Paycheck Protection Program (PPP)
An alternative to the PUA is this program. If you showed at least a 25% loss from 2019, then you can get a forgivable loan of 2.5 times your average payroll costs. If your school runs payroll, this is a great option. The total is calculated on your 2019 payroll and is fully forgivable if use 60% of the funds on payroll. You can also specify which period you want to use if for, up to 24 weeks in the future.
If your school is listed by the IRS as a food service company, then the amount you can receive is much higher: you can get 3.5 times your average payroll! To qualify, you need to have a NAICS code 72 (Accommodation and Food Services). That said, NAICS codes are not set and stone and there is a good argument that a wine school is a Food Service company, especially if you train sommeliers.

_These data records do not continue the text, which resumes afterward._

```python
class GatherJob(C.Structure):
    _fields_ = [("src", C.c_void_p), ("out", C.c_void_p), ("mean", C.c_float), ("scale", C.c_float), ("pre", C.c_int),
                ("default_max", C.c_int), ("post_div", C.c_float), ("clamp", C.c_int), ("clamp_lo", C.c_float),
                ("clamp_hi", C.c_float), ("sign", C.c_float), ("want_minmax", C.c_int)]


_P = C.c_void_p
_I = C.c_int
_F = C.c_float
_L = C.c_int64
_Z = C.c_size_t
_UP = C.POINTER(Upsample)

SIGNATURES = {
    "bfm_version": (C.c_char_p, []),
    "bfm_gn_stats_workspace": (_Z, [_I, _I, _I, _I, _I, _UP]),
    "bfm_gn_stats": (_I, [_P, _I, _P, _I, _I, _I, _I, _UP, _P, _P, _I, _F, _P, _P, _P, _P, _Z, _P]),
    "bfm_pack_conv_weights_direct": (_I, [_P, _I, _I, _P, _P]),
    "bfm_pack_conv_weights_mfma_bytes": (_Z, [_I, _I]),
    "bfm_pack_conv_weights_mfma": (_I, [_P, _I, _I, _F, _P, C.POINTER(_I), _P]),
    "bfm_pack_conv_weights_mfma16_bytes": (_Z, [_I, _I]),
    "bfm_pack_conv_weights_mfma16": (_I, [_P, _I, _I, _F, _P, C.POINTER(_I), _P]),
    "bfm_conv3x3x3_direct": (_I, [_P, _I, _P, _I, _I, _I, _I, _UP, _P, _P, _P, _I, _F, _P, _P]),
    "bfm_pack_conv_weights_upfold_bytes": (C.c_size_t, [_I, _I, _I]),
    "bfm_pack_conv_weights_upfold": (_I, [_P, _I, _I, _I, _F, _I, _P, _P, _P]),
    "bfm_conv3x3x3_upfold": (_I, [_P, _I, _I, _I, _I, _P, _P, _P, _I, _P, _I, _I, _I, _P, _P]),
    "bfm_conv3x3x3_upfold_workspace": (_Z, [_I, _I, _I, _I, _I]),
    "bfm_conv3x3x3_upfold_ex": (_I, [_P, _I, _I, _I, _I, _P, _P, _P, _I, _P, _I, _I, _I, _P, _P, _Z, _P]),
    "bfm_conv3x3x3_upfold_batch_workspace": (_Z, [_I, _I, _I, _I, _I, _I]),
    "bfm_conv3x3x3_upfold_batch": (_I, [_P, _I, _I, _I, _I, _I, _P, _P, _P, _I, _P, _I, _I, _I, _P, _P, _Z, _I, _P]),
    "bfm_moment_rows_bytes": (_Z, [_I, _I]),
    "bfm_conv3x3x3_mfma_rows": (_I, [_I, _I, _I, _I, _I, C.POINTER(_I)]),
    "bfm_conv3x3x3_mfma_ex": (_I, [_P, _I, _P, _I, _I, _I, _I, _UP, _P, _P, _P, _I, _P, _I, _I, _F, _I,
                                   C.POINTER(_I), _P, _P, _Z, _P, _P]),
    "bfm_conv3x3x3_mfma_batch_workspace": (_Z, [_I, _I, _I, _I, _I, _I, _I]),
    "bfm_conv3x3x3_mfma_batch": (_I, [_P, _I, _P, _I, _I, _I, _I, _I, _UP, _P, _P, _P, _I, _P, _I, _I, _F, _I,
                                      C.POINTER(_I), _P, _P, _Z, _P, _I, _P]),
    "bfm_gn_stats_batch_workspace": (_Z, [_I, _I, _I, _I, _I, _I, _UP]),
    "bfm_gn_stats_batch": (_I, [_P, _I, _P, _I, _I, _I, _I, _I, _UP, _P, _P, _I, _F, _P, _P, _P, _P, _Z, _P]),
    "bfm_gn_stats_rows_batch": (_I, [_P, _I, _I, _P, _I, _I, C.c_double, _L, _I, _P, _P, _I, _F, _P, _P, _P, _P]),
    "bfm_conv3x3x3_stem_rows": (_I, [_I, _I, _I]),
    "bfm_conv3x3x3_stem_ex": (_I, [_P, _I, _I, _I, _P, _P, _P, _P, _I, _F, _P, _P, _P]),
    "bfm_conv3x3x3_stem_mc_ex": (_I, [_P, _I, _I, _I, _I, _P, _P, _P, _P, _I, _F, _P, _P, _P]),
    "bfm_gn_stats_rows_workspace": (_Z, [_I, _I, _I, _I]),
    "bfm_gn_stats_rows": (_I, [_P, _I, _I, _P, _I, _I, C.c_double, _L, _P, _P, _I, _F, _P, _P, _P, _P, _Z, _P, _P]),
    "bfm_gn_stats_rows_sliced": (_I, [_P, _I, _I, _I, _I, _P, _I, _I, _I, _I, C.c_double, _L, _P, _P, _I, _F, _P, _P, _P, _P, _Z,
                                      _P, _P]),
    "bfm_gn_stats_rows_train": (_I, [_P, _I, _I, _P, _I, _I, C.c_double, _L, _P, _P, _I, _F, _P, _P, _P, _P, _P, _P, _Z, _P, _P]),
    "bfm_crop3d": (_I, [_P, _I, _I, _I, _I, _I, _I, _I, _I, _I, _P, _P]),
    "bfm_pack_conv_weights_wino4_bytes": (_Z, [_I, _I, _I]),
    "bfm_pack_conv_weights_wino4": (_I, [_P, _I, _I, _F, _I, _P, C.POINTER(_I), _P]),
    "bfm_conv3x3x3_wino4_rows": (_I, [_I, _I, _I, _I]),
    "bfm_conv3x3x3_wino4_box": (_I, [_I, _I, _I, _I, _P]),
    "bfm_conv3x3x3_wino4_masked_workspace": (_Z, [_I, _I, _I, _I]),
    "bfm_conv3x3x3_wino4_uniform_scratch": (_Z, [_I]),
    "bfm_conv3x3x3_wino4_uniform": (_I, [_P, _I, _I, _I, _I, _P, _P, _P, _I, _P, _I, _I, _F, _I, _I, _P, _P, _P, _P, _P]),
    "bfm_conv3x3x3_wino4": (_I, [_P, _I, _I, _I, _I, _P, _P, _P, _I, _P, _I, _I, _F, _I, _I, _P, _P, _P]),
    "bfm_conv3x3x3_wino4_batch": (_I, [_P, _I, _I, _I, _I, _I, _P, _P, _P, _I, _P, _I, _I, _F, _I, _I, _P, _P, _I, _P]),
    "bfm_conv3x3x3_wino4_masked": (_I, [_P, _I, _I, _I, _I, _P, _P, _P, _I, _P, _I, _I, _F, _I, _I, _P, _P, _P, _Z, _P]),
    "bfm_permute_flip3d": (_I, [_P, _I, _I, _I, C.POINTER(_I), C.POINTER(_I), _P, _P]),
    "bfm_bbox_nonzero": (_I, [_P, _I, _I, _I, _F, _P, _P]),
    "bfm_mean_lastdim": (_I, [_P, _L, _I, _P, _P]),
    "bfm_pack_conv_weights_wino_bytes": (_Z, [_I, _I, _I]),
# ... 229 lines not shown
```

brainfm_amd/engine.py:

```python
import ctypes as C
import os
from collections import OrderedDict, namedtuple

import numpy as np
import torch

from . import _lib as L

LABELS_LEFT = [0, 1, 2, 3, 4, 7, 8, 9, 10, 14, 15, 17, 31, 34, 36, 38, 40, 42]
LABELS_FULL = [0, 11, 12, 13, 16, 31, 32, 33, 34, 35, 36, 37, 38, 39, 40, 41, 42, 43, 44, 46,
               1, 2, 3, 4, 5, 6, 7, 8, 9, 10, 14, 15, 17, 47, 49, 51, 53, 55,
               18, 19, 20, 21, 22, 23, 24, 25, 26, 27, 28, 29, 30, 48, 50, 52, 54, 56]


def features_per_level(f_maps, num_levels):
    return [f_maps * 2 ** k for k in range(num_levels)]


def nearest_index_map(n_in, n_out):
    scale = np.float32(n_in) / np.float32(n_out)
    idx = np.floor(np.arange(n_out, dtype=np.float32) * scale).astype(np.int64)
    return np.minimum(idx, n_in - 1).astype(np.int32)


_TUNE_CHOICES = {}

_Variant = namedtuple("_Variant", "layout pack_bytes pack rows box dense masked_workspace masked uniform_scratch uniform",
                      defaults=(None,) * 7)
_MFMA = _Variant("mfma", "bfm_pack_conv_weights_mfma_bytes", "bfm_pack_conv_weights_mfma")
_CONV_VARIANTS = (
    _MFMA,
    _MFMA,
    _Variant("mfma16", "bfm_pack_conv_weights_mfma16_bytes", "bfm_pack_conv_weights_mfma16"),
    _Variant("wino", "bfm_pack_conv_weights_wino_bytes", "bfm_pack_conv_weights_wino", "bfm_conv3x3x3_wino_rows",
             "bfm_conv3x3x3_wino_box", "bfm_conv3x3x3_wino_ex", "bfm_conv3x3x3_wino_masked_workspace",
             "bfm_conv3x3x3_wino_masked", "bfm_conv3x3x3_wino_uniform_scratch", "bfm_conv3x3x3_wino_uniform"),
    _Variant("wino4", "bfm_pack_conv_weights_wino4_bytes", "bfm_pack_conv_weights_wino4", "bfm_conv3x3x3_wino4_rows",
             "bfm_conv3x3x3_wino4_box", "bfm_conv3x3x3_wino4", "bfm_conv3x3x3_wino4_masked_workspace",
             "bfm_conv3x3x3_wino4_masked", "bfm_conv3x3x3_wino4_uniform_scratch", "bfm_conv3x3x3_wino4_uniform"),
)
_VARIANT_OF = {v.layout: ver for ver, v in enumerate(_CONV_VARIANTS)}

TUNE_FILE = os.environ.get("BFM_CONV_TUNE_FILE") or os.path.join(os.path.dirname(os.path.abspath(__file__)),
                                                                  "conv_tune_gfx950.json")
_TUNE_TABLE = None
_ARCH = {}


def _tune_key_str(key):
    cin, cout, dims, two, acc = key[:5]
    return ",".join(str(int(v)) for v in (cin, cout) + tuple(dims) + (two, acc) + tuple(key[5:]))


def _arch_of(dev_index):
    if dev_index not in _ARCH:
# ... 45 lines not shown

TRAIN_F43 = os.environ.get("BFM_TRAIN_F43", "1") != "0"


class _Layer:
    __slots__ = ("name", "cin", "cout", "groups", "gamma", "beta", "kind", "wpacked", "wexp", "w_raw", "packs", "skip",
                 "used")

    def touch(self, layout):
        u = getattr(self, "used", None)
        if u is None:
            u = self.used = set()
        u.add(layout)


HEAD_SLOPE = 0.2


class _HeadLayer(_Layer):
    __slots__ = ("bias",)
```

This program is helpful as we move out of the pandemic and into the vaccination phase. If you plan on restarting wine classes in a few months, then you can stay on PUA until you are ready to relaunch your programs. This program is run by the SBA.
Grants for Shuttered Venue Operators
This is –by far– the best news the wine school trade has had all year. A wine school is very much a live venue, according to this new law, That makes sense when you think about it:, if you run wine tastings for the publice, then most of your clientele are attending a wine tasting as entertainment.
This “Grants for Shuttered Venue Operators” shows great financial benefit to the wine school sector of the wine trade.
This program covers up to 45% of your 2019 revenue. For many wine schools, this would mean recouping nearly all losses for the year. The program is designed to issue two grants. One in winter 2020/21 and another in the spring of 2021. Priority is being given to venues with losses in the 70-90% range: once this program is underway, those venues will get grants in the first month. The rest of the grants will be issued after that.
To qualify for this program, a wine school show at least a 25% loss from 2019. You also need the standards of all live venues, which include selling tickets to attend, audio mixing equipment, a public address system (aka speaker system), and a lighting rig. These are systems all wine schools should have, and most do. if you opt for this program, you will not be ineligible for the Paycheck Protection Program (PPP).
You also need to have a person who takes care of bookkeeping and manages the tickets.
There are other grant programs in the December 2020 Relief Bill that are directed toward schools, but wine schools do not qualify, except for regionally accredited ones.